Saved entries:
..............................
# player4771/YOLO-DBL

Hardware: AMD Instinct MI355X
Metric: images/sec @640×640 bs=32 (1/2/4/8 GPU) + mAP@0.5 vs CPU ref (higher is better)
Workload: dtype fp16; 1 GPU; YOLO-DBL-n 640x640 bs=32/GPU fp16 forward+decode+NMS (conf .25, iou .7, max_det 300); model=yolov13n_DBL, global_batch=32, imgsz=640, nc=3, parallelism=dp1, streams_per_gpu=2

## Files before the change

include/ydbl.h:

```cpp
#ifndef YDBL_H
#define YDBL_H

#include <stdint.h>

#ifdef __cplusplus
extern "C" {
#endif

enum { YDBL_OK = 0, YDBL_EINVAL = 1, YDBL_ELAUNCH = 2, YDBL_ECAPACITY = 3 };
enum { YDBL_F32 = 0, YDBL_F16 = 1 };
enum { YDBL_ACT_NONE = 0, YDBL_ACT_SILU = 1, YDBL_ACT_GELU = 2, YDBL_ACT_SIGMOID = 3 };
enum { YDBL_RES_NONE = 0, YDBL_RES_ADD = 1, YDBL_RES_MUL = 2 };

typedef struct {
  void* ptr;
  int32_t n, h, w, c;
  int32_t cs;
  int32_t dtype;
} ydbl_view;

typedef struct {
  ydbl_view x, y, r;
  const void* w;
  const float* bias;
  int32_t kh, kw, stride, pad, dil;
  int32_t kpad;
  int32_t act, res_mode;
  ydbl_view y2, r2;
  float a2, b2;
  const float* dq;
  float qscale;
  void* workspace;
  int64_t workspace_bytes;
} ydbl_conv_desc;
int ydbl_conv2d_nhwc(const ydbl_conv_desc* d, void* stream);
int64_t ydbl_conv_workspace(const ydbl_conv_desc* d);

typedef struct {
  ydbl_view x, y, r;
  const float* dw_w;
  const void* pw_w;
  const float* bias;
  int32_t k, stride, pad, dil;
  int32_t kpad, act, res_mode;
  const float* dw_bias;
  int32_t dw_act;
  const float* tail_w;
  const float* tail_b;
  ydbl_view tail_y;
  int32_t tail_n;
  float* cand_box;
  float* cand_score;
  int32_t* cand_cls;
  int32_t* cand_idx;
  int32_t* cand_count;
  int32_t cand_cap;
  float conf_thres;
  int32_t multi_label;
  int32_t nclasses;
  const int32_t* classes;
  float level_stride;
  int32_t anchor0;
  ydbl_view box;
  int32_t zero_counts;
  int32_t y_unused;
  uint8_t* tile_mask;
  int32_t mask_tiles_x;
  int32_t mask_tiles_img;
  uint8_t* mask_zero;
  int32_t mask_zero_bytes;
} ydbl_dsconv_desc;
int ydbl_dsconv_nhwc(const ydbl_dsconv_desc* d, void* stream);

typedef struct {
  ydbl_view x, y, r;
  const float* w;
  const float* bias;
  int32_t kh, kw, stride, pad, dil;
  int32_t act, res_mode;
} ydbl_dwconv_desc;
int ydbl_dwconv2d_nhwc(const ydbl_dwconv_desc* d, void* stream);

int ydbl_dwconv2d_pair_nhwc(const ydbl_dwconv_desc* d0, const ydbl_dwconv_desc* d1, void* stream);

typedef struct {
  const float* const* x;
  const float* amax;
} ydbl_input_bind;

int32_t ydbl_batch_max_work_ints(void);
void ydbl_batch_max_work_init(int32_t* host_work);
int ydbl_batch_max(const float* x, int64_t n, int32_t* work, float* amax, float* scale, void* stream);
int ydbl_batch_max_bound(const float* const* xword, int64_t n, int32_t* work, float* amax, float* scale,
                         void* stream);

int ydbl_input_nchw_to_nhwc(const float* x, int32_t n, int32_t c, int32_t h, int32_t w, float scale,
                            const ydbl_view* y, const ydbl_input_bind* bind, void* stream);

int ydbl_conv_stem(const float* x, int32_t n, int32_t cin, int32_t h, int32_t w, float scale, const float* wt,
                   const float* bias, int32_t k, int32_t stride, int32_t act, const ydbl_view* y,
                   const ydbl_input_bind* bind, void* stream);

int ydbl_gate_add(const ydbl_view* a, const ydbl_view* b, float gate, const ydbl_view* y, void* stream);

int ydbl_channel_gate_add(const ydbl_view* a, const ydbl_view* b, const float* gate, const ydbl_view* y,
                          void* stream);

typedef struct {
  ydbl_view qkv, y, v;
  int32_t heads, area;
  float scale;
} ydbl_area_attn_desc;
int ydbl_area_attn(const ydbl_area_attn_desc* d, void* stream);

int ydbl_pool_up_concat(const ydbl_view* p_lo, const ydbl_view* p_mid, const ydbl_view* p_hi,
                        const ydbl_view* y, void* stream);

int ydbl_dysample(const ydbl_view* x, const ydbl_view* off, int32_t groups, const ydbl_view* y, void* stream);
typedef struct {
  ydbl_view x, off;
  int32_t groups;
  ydbl_view y, y2, r2;
  float a2, b2;
} ydbl_dysample_desc;
int ydbl_dysample_ex(const ydbl_dysample_desc* d, void* stream);
typedef struct {
  ydbl_view x;
  const void* off_w;
  const float* off_b;
  int32_t groups;
  ydbl_view y, y2, r2;
  float a2, b2;
} ydbl_dysample2_desc;
int ydbl_dysample2(const ydbl_dysample2_desc* d, void* stream);

int ydbl_lsk_gate(const ydbl_view* attn, const float* sw, const float* sb, const ydbl_view* out,
                  void* workspace, void* stream);
int64_t ydbl_lsk_gate_workspace(int32_t n, int32_t h, int32_t w);
typedef struct {
  ydbl_view x, a1, a2, attn, y;
  const void* w12;
  const float* b12;
  const float* sw;
  const float* sb;
  const void* w;
  const float* b;
  float* agg;
} ydbl_lsk_desc;
int ydbl_lsk_attn(const ydbl_lsk_desc* d, void* stream);
int ydbl_lsk_out(const ydbl_lsk_desc* d, void* stream);

typedef struct {
  ydbl_view x;
  ydbl_view xp;
  ydbl_view y;
  int32_t num_edges, num_heads;
  const float* proto_base;
  const float* ctx_w;
  const float* ctx_b;
  const float* edge_w;
  const float* edge_b;
  const float* node_w;
  const float* node_b;
  void* workspace;
  const void* pre_w;
  const float* pre_b;
} ydbl_hg_desc;
int64_t ydbl_hg_workspace(int32_t n, int32_t tokens, int32_t dim, int32_t edges);
int ydbl_hg_context(const ydbl_hg_desc* d, void* stream);
int ydbl_hg_propagate(const ydbl_hg_desc* d, void* stream);
int64_t ydbl_hg_fused_workspace(int32_t n, int32_t tokens, int32_t dim, int32_t edges, int32_t dtype);
int ydbl_hg_fused(const ydbl_hg_desc* d, void* stream);
int ydbl_hg_fused_pair(const ydbl_hg_desc* d0, const ydbl_hg_desc* d1, void* stream);

typedef struct {
  ydbl_view box[3], cls[3];
  int32_t nl, nc;
  float stride[3];
  float conf_thres;
  int32_t multi_label;
  const int32_t* classes; int32_t nclasses;
  float* y_ref;
  float* cand_box;
  float* cand_score;
  int32_t* cand_cls;
  int32_t* cand_idx;
  int32_t* cand_count;
  int32_t cap;
} ydbl_decode_desc;
int ydbl_detect_decode(const ydbl_decode_desc* d, void* stream);

typedef struct {
  float scale;
  float flip_w;
  int32_t a_lo, a_hi;
  int32_t pos_base;
  int32_t y_stride;
  int32_t append;
} ydbl_decode_aug;
int ydbl_detect_decode_aug(const ydbl_decode_desc* d, const ydbl_decode_aug* g, void* stream);

typedef struct {
  const float* pred;
  int32_t n, nc, A;
  float conf_thres;
  int32_t multi_label;
  const int32_t* classes; int32_t nclasses;
  float* cand_box; float* cand_score; int32_t* cand_cls; int32_t* cand_idx; int32_t* cand_count;
  int32_t cap;
} ydbl_pred_cand_desc;
int ydbl_pred_candidates(const ydbl_pred_cand_desc* d, void* stream);

typedef struct {
  const float* cand_box; const float* cand_score; const int32_t* cand_cls; const int32_t* cand_idx;
  const int32_t* cand_count;
  int32_t n, cap;
  double iou_thres;
  int32_t max_det, max_nms, agnostic;
  float max_wh;
  float clip_w, clip_h;
  float* out; int32_t* out_count;
  void* workspace;
  int64_t out_stride, count_stride;
  int32_t per_image;
} ydbl_nms_desc;
int64_t ydbl_nms_workspace(int32_t n, int32_t cap, int32_t max_nms);
int ydbl_nms(const ydbl_nms_desc* d, void* stream);

typedef struct {
  const float* x;
  int32_t n, cin, h, w;
  float scale;
  int32_t c0;
  const void* params;
  ydbl_view y;
  ydbl_input_bind bind;
// ... 163 lines not shown
```

yolo-dbl_amd/csrc/misc.hip:

```cpp
#include "common.hpp"

namespace ydbl {

template <typename T>
__global__ __launch_bounds__(256) void dwconv_kernel(DView<const T> x, DView<T> y, DView<const T> r,
                                                     const float* __restrict__ w, const float* __restrict__ bias,
                                                     int KH, int KW, int S, int PAD, int DIL, int act) {
  constexpr int V = Vec<T>::N;
  const int cg = y.c / V;
  const int64_t idx = (int64_t)blockIdx.x * blockDim.x + threadIdx.x;
  const int64_t total = (int64_t)y.n * y.h * y.w * cg;
  if (idx >= total) return;
  const int c0 = (int)(idx % cg) * V;
  int64_t pix = idx / cg;
  const int ox = (int)(pix % y.w);
  const int64_t t = pix / y.w;
  const int oy = (int)(t % y.h);
  const int b = (int)(t / y.h);
  float acc[V];
#pragma unroll
  for (int q = 0; q < V; ++q) acc[q] = 0.f;
  for (int ky = 0; ky < KH; ++ky) {
    const int iy = oy * S - PAD + ky * DIL;
    if (iy < 0 || iy >= x.h) continue;
// ... 331 lines not shown
    for (int q = 0; q < V; ++q) s[q] += v[q];
    load_f<V>(lo.at(b, 2 * oy + 1, 2 * ox) + c, v);
#pragma unroll
    for (int q = 0; q < V; ++q) s[q] += v[q];
    load_f<V>(lo.at(b, 2 * oy + 1, 2 * ox + 1) + c, v);
#pragma unroll
    for (int q = 0; q < V; ++q) o[q] = (s[q] + v[q]) / 4.0f;
  } else if (c < clo + cmid) {
    load_f<V>(mid.at(b, oy, ox) + (c - clo), o);
  } else {
    load_f<V>(hi.at(b, oy >> 1, ox >> 1) + (c - clo - cmid), o);
  }
  store_f<V>(y.at(b, oy, ox) + c, o);
}
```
..............................
- Instructions to follow
Nothing but the lines from the first line of the data through the line with "## Files before the change" should be returned, exactly as they appear, both ends included.

- Output for this exercise
# player4771/YOLO-DBL

Hardware: AMD Instinct MI355X
Metric: images/sec @640×640 bs=32 (1/2/4/8 GPU) + mAP@0.5 vs CPU ref (higher is better)
Workload: dtype fp16; 1 GPU; YOLO-DBL-n 640x640 bs=32/GPU fp16 forward+decode+NMS (conf .25, iou .7, max_det 300); model=yolov13n_DBL, global_batch=32, imgsz=640, nc=3, parallelism=dp1, streams_per_gpu=2

## Files before the change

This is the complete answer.